[What this task involves] Throughout the material, some lines may have the word "partial". Count them and give the number only.
•••
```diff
 template <int BLOCK_N, int MODE>
 __device__ __forceinline__ void mma_epilogue(const TcParams &P, const float (&acc)[BLOCK_N / 2], float *stage, int e, int lane, int m0, int n0,
                                              float *s_stat) {
     constexpr int PITCH = acc_pitch(BLOCK_N);
     const int g = e >> 2;
-    const int r0 = 64 * g + 16 * (e & 3) + (lane >> 2), c0 = 2 * (lane & 3);
-#pragma unroll
-    for (int i = 0; i < BLOCK_N / 2; i += 2) {
-        const int row = r0 + 8 * ((i >> 1) & 1), col = 8 * (i >> 2) + c0;
-        *reinterpret_cast<float2 *>(stage + row * PITCH + col) = make_float2(acc[i], acc[i + 1]);
-    }
+    stage_acc<BLOCK_N>(acc, stage, e, lane);
     ptx::named_sync(1 + g, 128);
     const EpiRole<BLOCK_N> R(e);
-    tc_epilogue<BLOCK_N, MODE>(P, stage + (R.q * 32 + lane) * PITCH, R.q, lane, m0, n0, s_stat, R.cb, R.ce, 128);
+    const EpiRow er = tc_epi_row<MODE>(P, m0 + R.q * 32 + lane);
+    tc_epilogue<BLOCK_N, MODE>(P, er, stage + (R.q * 32 + lane) * PITCH, lane, n0, s_stat, R.cb, R.ce, 128);
     ptx::named_sync(1 + g, 128);
 }
 
 template <int BLOCK_N>
-__device__ __forceinline__ void tc_stats_final(const TcParams &P, const float *stat_base, int e, int lane, int stat_n0) {
-    constexpr int HN = EpiRole<BLOCK_N>::HN;
-    for (int col = e * 32 + lane; col < BLOCK_N; col += MMA_THREADS) {
+__device__ __forceinline__ void tc_stats_final(const TcParams &P, const float *stat_base, int w, int lane, int stat_n0) {
+    for (int col = w * 32 + lane; col < BLOCK_N; col += EPI_WARPS * 32) {
         const int co = stat_n0 + col;
         if (co < P.bn_c) {
-            const int h = col / HN, lc = col - h * HN;
             float a = 0.f, q = 0.f;
 #pragma unroll
-            for (int w4 = 0; w4 < 4; ++w4) { a += stat_base[(h * 4 + w4) * STAT_SLICE + lc]; q += stat_base[(h * 4 + w4) * STAT_SLICE + 128 + lc]; }
+            for (int w4 = 0; w4 < EPI_WARPS; ++w4) { a += stat_base[w4 * STAT_SLICE + col]; q += stat_base[w4 * STAT_SLICE + 128 + col]; }
             atomicAdd(P.bn_sums + co, static_cast<double>(a));
             atomicAdd(P.bn_sums + P.bn_c + co, static_cast<double>(q));
         }
@@ -623,7 +656,49 @@
 }
 
 
-constexpr int TMA_THREADS = MMA_THREADS + 5 * 32;
+constexpr int EPI_WARP0 = MMA_WARPS + 5;
+constexpr int TMA_THREADS = (EPI_WARP0 + EPI_WARPS) * 32;
+
+constexpr size_t TMA_BAR_BYTES = 24 * MAX_RING + 16;
+
+template <int BLOCK_N, int MODE, typename TileFn>
+__device__ __forceinline__ void tma_epilogue_warps(const TcParams &P, int tile0, int tstep, int num_tiles, TileFn tile_origin,
+                                                   const float *acc_stage, uint32_t acc_full, uint32_t acc_empty, float *s_stat,
+                                                   int &stat_n0, int w, int lane, int code) {
+    constexpr int PITCH = acc_pitch(BLOCK_N);
+    const float *acc_row = acc_stage + (w * 32 + lane) * PITCH;
+    if (s_stat) {
+        for (int i = lane; i < STAT_SLICE; i += 32) s_stat[i] = 0.f;
+        __syncwarp();
+    }
+    uint32_t ph = 0;
+    for (int tile = tile0; tile < num_tiles; tile += tstep) {
+        int m0, n0;
+        tile_origin(tile, m0, n0);
+        if (n0 < 0) continue;
+        if (s_stat && n0 != stat_n0) {
+            if (stat_n0 >= 0) tc_stats_flush<BLOCK_N>(P, s_stat, lane, stat_n0, 0, BLOCK_N, 128);
+            stat_n0 = n0;
+        }
+        const EpiRow er = tc_epi_row<MODE>(P, m0 + w * 32 + lane);
+        if (!__all_sync(0xffffffffu, ptx::mbar_wait(acc_full, ph, P.abort_flag, code))) { stat_n0 = -1; return; }
+        ph ^= 1;
+        tc_epilogue<BLOCK_N, MODE>(P, er, acc_row, lane, n0, s_stat, 0, BLOCK_N, 128);
+        __syncwarp();
+        if (lane == 0) ptx::mbar_arrive(acc_empty);
+    }
+}
+
+template <int BLOCK_N>
+__device__ __forceinline__ bool tma_stage_tile(const TcParams &P, const float (&acc)[BLOCK_N / 2], float *acc_stage, uint32_t acc_full,
+                                               uint32_t acc_empty, uint32_t &ph, int e, int lane, int code) {
+    if (!__all_sync(0xffffffffu, ptx::mbar_wait(acc_empty, ph, P.abort_flag, code))) return false;
+    ph ^= 1;
+    stage_acc<BLOCK_N>(acc, acc_stage, e, lane);
+    __syncwarp();
+    if (lane == 0) ptx::mbar_arrive(acc_full);
+    return true;
+}
 
 template <int BLOCK_N, int MODE, bool HALO>
 __global__ void __launch_bounds__(TMA_THREADS, 1)
@@ -641,8 +716,9 @@
     const uint32_t STAGE_TX = A_BYTES + nB * B_BYTES;
     const uint32_t sBar = smem_base + S * STAGE;
     const uint32_t bar_full = sBar, bar_fixed = sBar + 8 * MAX_RING, bar_empty = sBar + 16 * MAX_RING;
-    const uint32_t s_stat_addr = sBar + 24 * MAX_RING;
-    const uint32_t s_acc = (s_stat_addr + STAT_SMEM_BYTES + 15u) & ~15u;
+    const uint32_t acc_full = sBar + 24 * MAX_RING, acc_empty = acc_full + 8;
+    const uint32_t s_stat_addr = sBar + TMA_BAR_BYTES;
+    const uint32_t s_acc = s_stat_addr + EPI_STAT_SMEM_BYTES;
     uint8_t *smem_gen = smem_raw + (smem_base - ptx::smem_u32(smem_raw));
 
     const int warp = __shfl_sync(0xffffffffu, threadIdx.x >> 5, 0), lane = threadIdx.x & 31;
@@ -667,6 +743,7 @@
         for (int s = 0; s < MAX_RING; ++s) {
             ptx::mbar_init(bar_full + 8 * s, 1); ptx::mbar_init(bar_fixed + 8 * s, 4); ptx::mbar_init(bar_empty + 8 * s, 2);
         }
+        ptx::mbar_init(acc_full, MMA_WARPS); ptx::mbar_init(acc_empty, EPI_WARPS);
         ptx::fence_mbar_init();
     }
     if (warp == 8 && lane == 0) { ptx::prefetch_tmap(&tmap_w); ptx::prefetch_tmap(&tmap_a0); if (np > 1) ptx::prefetch_tmap(&tmap_a1); }
@@ -674,7 +751,18 @@
 
     float *s_stat = nullptr;
     int stat_n0 = -1;
-    if (warp == 8) {
+    float *acc_stage = reinterpret_cast<float *>(smem_gen + (s_acc - smem_base));
+    if (warp >= EPI_WARP0) {
+        const int w = warp - EPI_WARP0;
+        s_stat = (MODE == 0 && P.bn_sums != nullptr && P.partial == nullptr)
+                     ? reinterpret_cast<float *>(smem_gen + (s_stat_addr - smem_base)) + w * STAT_SLICE : nullptr;
+        auto origin = [&](int tile, int &m0, int &n0) {
+            const int mn = tile / KS;
+            m0 = m0_of(mn / n_tiles); n0 = (mn % n_tiles) * BLOCK_N;
+            if (!tile_active(n0)) n0 = -1;
+        };
+        tma_epilogue_warps<BLOCK_N, MODE>(P, tile0, tstep, num_tiles, origin, acc_stage, acc_full, acc_empty, s_stat, stat_n0, w, lane, 126);
+    } else if (warp == 8) {
         int s = 0;
         uint32_t ph = 1;
         const int plane = (MODE == 0) ? P.ho * P.wo : P.h * P.w;
@@ -745,25 +833,13 @@
             nb0 = kext / BLOCK_K; kl0 = min(4, (c8 - (nb0 - 1) * BLOCK_K + 15) >> 4);
             if (MODE == 0 && np > 1) { nb1 = P.parts[1].kext / BLOCK_K; kl1 = min(4, (P.parts[1].c8 - (nb1 - 1) * BLOCK_K + 15) >> 4); }
         }
-        const EpiRole<BLOCK_N> R(e);
-        s_stat = (MODE == 0 && P.bn_sums != nullptr && P.partial == nullptr)
-                     ? reinterpret_cast<float *>(smem_gen + (s_stat_addr - smem_base)) + R.slice() * STAT_SLICE : nullptr;
-        if (s_stat) {
-            for (int i = lane; i < STAT_SLICE; i += 32) s_stat[i] = 0.f;
-            __syncwarp();
-        }
-        float *acc_stage = reinterpret_cast<float *>(smem_gen + (s_acc - smem_base));
         int s = 0;
-        uint32_t ph = 0;
+        uint32_t ph = 0, aph = 1;
         bool dead = false;
         for (int tile = tile0; tile < num_tiles && !dead; tile += tstep) {
             const int sp = tile % KS, mn = tile / KS;
-            const int m0 = m0_of(mn / n_tiles), n0 = (mn % n_tiles) * BLOCK_N;
+            const int n0 = (mn % n_tiles) * BLOCK_N;
             if (!tile_active(n0)) continue;
-            if (s_stat && n0 != stat_n0) {
-                if (stat_n0 >= 0) tc_stats_flush<BLOCK_N>(P, s_stat, lane, stat_n0, R.cb, R.ce, 128);
-                stat_n0 = n0;
-            }
             float acc[BLOCK_N / 2];
             zero_acc(acc);
             int held = -1;
@@ -798,8 +874,8 @@
             ptx::wgmma_wait<0>();
             ptx::wgmma_fence_regs(acc);
             if (held >= 0 && leader) ptx::mbar_arrive(bar_empty + 8 * held);
-            if (dead) { stat_n0 = -1; break; }
-            mma_epilogue<BLOCK_N, MODE>(P, acc, acc_stage, e, lane, m0, n0, s_stat);
+            if (dead) break;
+            if (!tma_stage_tile<BLOCK_N>(P, acc, acc_stage, acc_full, acc_empty, aph, e, lane, 125)) break;
         }
     } else if (warp > 8) {
         if (fix) {
@@ -921,7 +997,7 @@
     }
 
     __syncthreads();
-    if (s_stat != nullptr && stat_n0 >= 0) tc_stats_final<BLOCK_N>(P, s_stat - EpiRole<BLOCK_N>(warp).slice() * STAT_SLICE, warp, lane, stat_n0);
+    if (s_stat != nullptr && stat_n0 >= 0) tc_stats_final<BLOCK_N>(P, s_stat - (warp - EPI_WARP0) * STAT_SLICE, warp - EPI_WARP0, lane, stat_n0);
 }
 
 
@@ -951,8 +1027,9 @@
     const uint32_t STAGE = A_ROOM + nb_max * B_BYTES;
     const uint32_t sBar = smem_base + S * STAGE;
     const uint32_t bar_full = sBar, bar_fixed = sBar + 8 * MAX_RING, bar_empty = sBar + 16 * MAX_RING;
-    const uint32_t s_stat_addr = sBar + 24 * MAX_RING;
-    const uint32_t s_acc = (s_stat_addr + STAT_SMEM_BYTES + 15u) & ~15u;
+    const uint32_t acc_full = sBar + 24 * MAX_RING, acc_empty = acc_full + 8;
+    const uint32_t s_stat_addr = sBar + TMA_BAR_BYTES;
+    const uint32_t s_acc = s_stat_addr + EPI_STAT_SMEM_BYTES;
     uint8_t *smem_gen = smem_raw + (smem_base - ptx::smem_u32(smem_raw));
 
     const int warp = __shfl_sync(0xffffffffu, threadIdx.x >> 5, 0), lane = threadIdx.x & 31;
@@ -973,6 +1050,7 @@
 
     if (threadIdx.x == 0) {
         for (int s = 0; s < MAX_RING; ++s) { ptx::mbar_init(bar_full + 8 * s, 1); ptx::mbar_init(bar_fixed + 8 * s, 4); ptx::mbar_init(bar_empty + 8 * s, 2); }
+        ptx::mbar_init(acc_full, MMA_WARPS); ptx::mbar_init(acc_empty, EPI_WARPS);
         ptx::fence_mbar_init();
     }
     if (warp == 8 && lane == 0) { ptx::prefetch_tmap(&tmap_w); ptx::prefetch_tmap(&tmap_a0); ptx::prefetch_tmap(&tmap_a1); }
@@ -980,7 +1058,13 @@
 
     float *s_stat = nullptr;
     int stat_n0 = -1;
-    if (warp == 8) {
+    float *acc_stage = reinterpret_cast<float *>(smem_gen + (s_acc - smem_base));
+    if (warp >= EPI_WARP0) {
+        const int w = warp - EPI_WARP0;
+        s_stat = (MODE == 0 && P.bn_sums != nullptr) ? reinterpret_cast<float *>(smem_gen + (s_stat_addr - smem_base)) + w * STAT_SLICE : nullptr;
+        auto origin = [&](int tile, int &m0, int &n0) { m0 = (tile / n_tiles) * BLOCK_M; n0 = (tile % n_tiles) * BLOCK_N; };
+        tma_epilogue_warps<BLOCK_N, MODE>(P, tile0, tstep, num_tiles, origin, acc_stage, acc_full, acc_empty, s_stat, stat_n0, w, lane, 326);
+    } else if (warp == 8) {
         int s = 0;
         uint32_t ph = 1;
         bool dead = false;
@@ -1015,22 +1099,10 @@
         const uint64_t desc_a0 = ptx::make_smem_desc(smem_base + g * 64 * 128, 16, 1024);
         const uint64_t desc_b0 = ptx::make_smem_desc(smem_base + A_ROOM, 16, 1024);
         const uint32_t stage16 = STAGE >> 4;
-        const EpiRole<BLOCK_N> R(e);
-        s_stat = (MODE == 0 && P.bn_sums != nullptr) ? reinterpret_cast<float *>(smem_gen + (s_stat_addr - smem_base)) + R.slice() * STAT_SLICE : nullptr;
-        if (s_stat) {
-            for (int i = lane; i < STAT_SLICE; i += 32) s_stat[i] = 0.f;
-            __syncwarp();
-        }
-        float *acc_stage = reinterpret_cast<float *>(smem_gen + (s_acc - smem_base));
         int s = 0;
-        uint32_t ph = 0;
+        uint32_t ph = 0, aph = 1;
         bool dead = false;
         for (int tile = tile0; tile < num_tiles && !dead; tile += tstep) {
-            const int m0 = (tile / n_tiles) * BLOCK_M, n0 = (tile % n_tiles) * BLOCK_N;
-            if (s_stat && n0 != stat_n0) {
-                if (stat_n0 >= 0) tc_stats_flush<BLOCK_N>(P, s_stat, lane, stat_n0, R.cb, R.ce, 128);
-                stat_n0 = n0;
-            }
             float acc[BLOCK_N / 2];
             zero_acc(acc);
             int held = -1;
@@ -1053,8 +1125,8 @@
             ptx::wgmma_wait<0>();
             ptx::wgmma_fence_regs(acc);
             if (held >= 0 && leader) ptx::mbar_arrive(bar_empty + 8 * held);
-            if (dead) { stat_n0 = -1; break; }
-            mma_epilogue<BLOCK_N, MODE>(P, acc, acc_stage, e, lane, m0, n0, s_stat);
+            if (dead) break;
+            if (!tma_stage_tile<BLOCK_N>(P, acc, acc_stage, acc_full, acc_empty, aph, e, lane, 325)) break;
         }
     } else if (warp > 8) {
         if (fix) {
@@ -1122,7 +1194,7 @@
     }
 
     __syncthreads();
-    if (s_stat != nullptr && stat_n0 >= 0) tc_stats_final<BLOCK_N>(P, s_stat - EpiRole<BLOCK_N>(warp).slice() * STAT_SLICE, warp, lane, stat_n0);
+    if (s_stat != nullptr && stat_n0 >= 0) tc_stats_final<BLOCK_N>(P, s_stat - (warp - EPI_WARP0) * STAT_SLICE, warp - EPI_WARP0, lane, stat_n0);
 }
 
 __global__ void upsample_part_kernel(const bf16 *__restrict__ src, int cstride, int c8, long long pixels_src, int hs, int ws, bf16 *__restrict__ dst) {
@@ -1949,7 +2021,7 @@
     const size_t stage = a_room + static_cast<size_t>(nb) * BLOCK_N * 128;
     P.stages = static_cast<int>(std::min<size_t>(MAX_RING, (RING_BUDGET - acc_stage_bytes(BLOCK_N)) / stage));
     PCB_CHECK(P.stages >= 2, "TMA-fed conv: stage of %zu bytes does not fit twice", stage);
-    const size_t smem = 1024 + P.stages * stage + 24 * MAX_RING + 16 + STAT_SMEM_BYTES + acc_stage_bytes(BLOCK_N);
+    const size_t smem = 1024 + P.stages * stage + TMA_BAR_BYTES + EPI_STAT_SMEM_BYTES + acc_stage_bytes(BLOCK_N);
     auto kern = pconv_tc_tma_kernel<BLOCK_N, MODE, HALO>;
     PCB_SMEM_OPT_IN(kern, MAX_SMEM);
     if (P.ksplit < 1) P.ksplit = 1;
@@ -2173,7 +2245,7 @@
     const size_t stage = a_room + static_cast<size_t>(nb_max) * BLOCK_N * 128;
     P.stages = static_cast<int>(std::min<size_t>(MAX_RING, (RING_BUDGET - acc_stage_bytes(BLOCK_N)) / stage));
     PCB_CHECK(P.stages >= 2, "sub-pixel conv: stage of %zu bytes does not fit twice", stage);
-    const size_t smem = 1024 + P.stages * stage + 24 * MAX_RING + 16 + STAT_SMEM_BYTES + acc_stage_bytes(BLOCK_N);
+    const size_t smem = 1024 + P.stages * stage + TMA_BAR_BYTES + EPI_STAT_SMEM_BYTES + acc_stage_bytes(BLOCK_N);
     auto kern = pconv_tc_sp_kernel<BLOCK_N, MODE>;
     PCB_SMEM_OPT_IN(kern, MAX_SMEM);
     const int num_tiles = ((P.m_total + BLOCK_M - 1) / BLOCK_M) * (P.ncols / BLOCK_N);
```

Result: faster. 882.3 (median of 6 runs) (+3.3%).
•••
[Worked solution] 2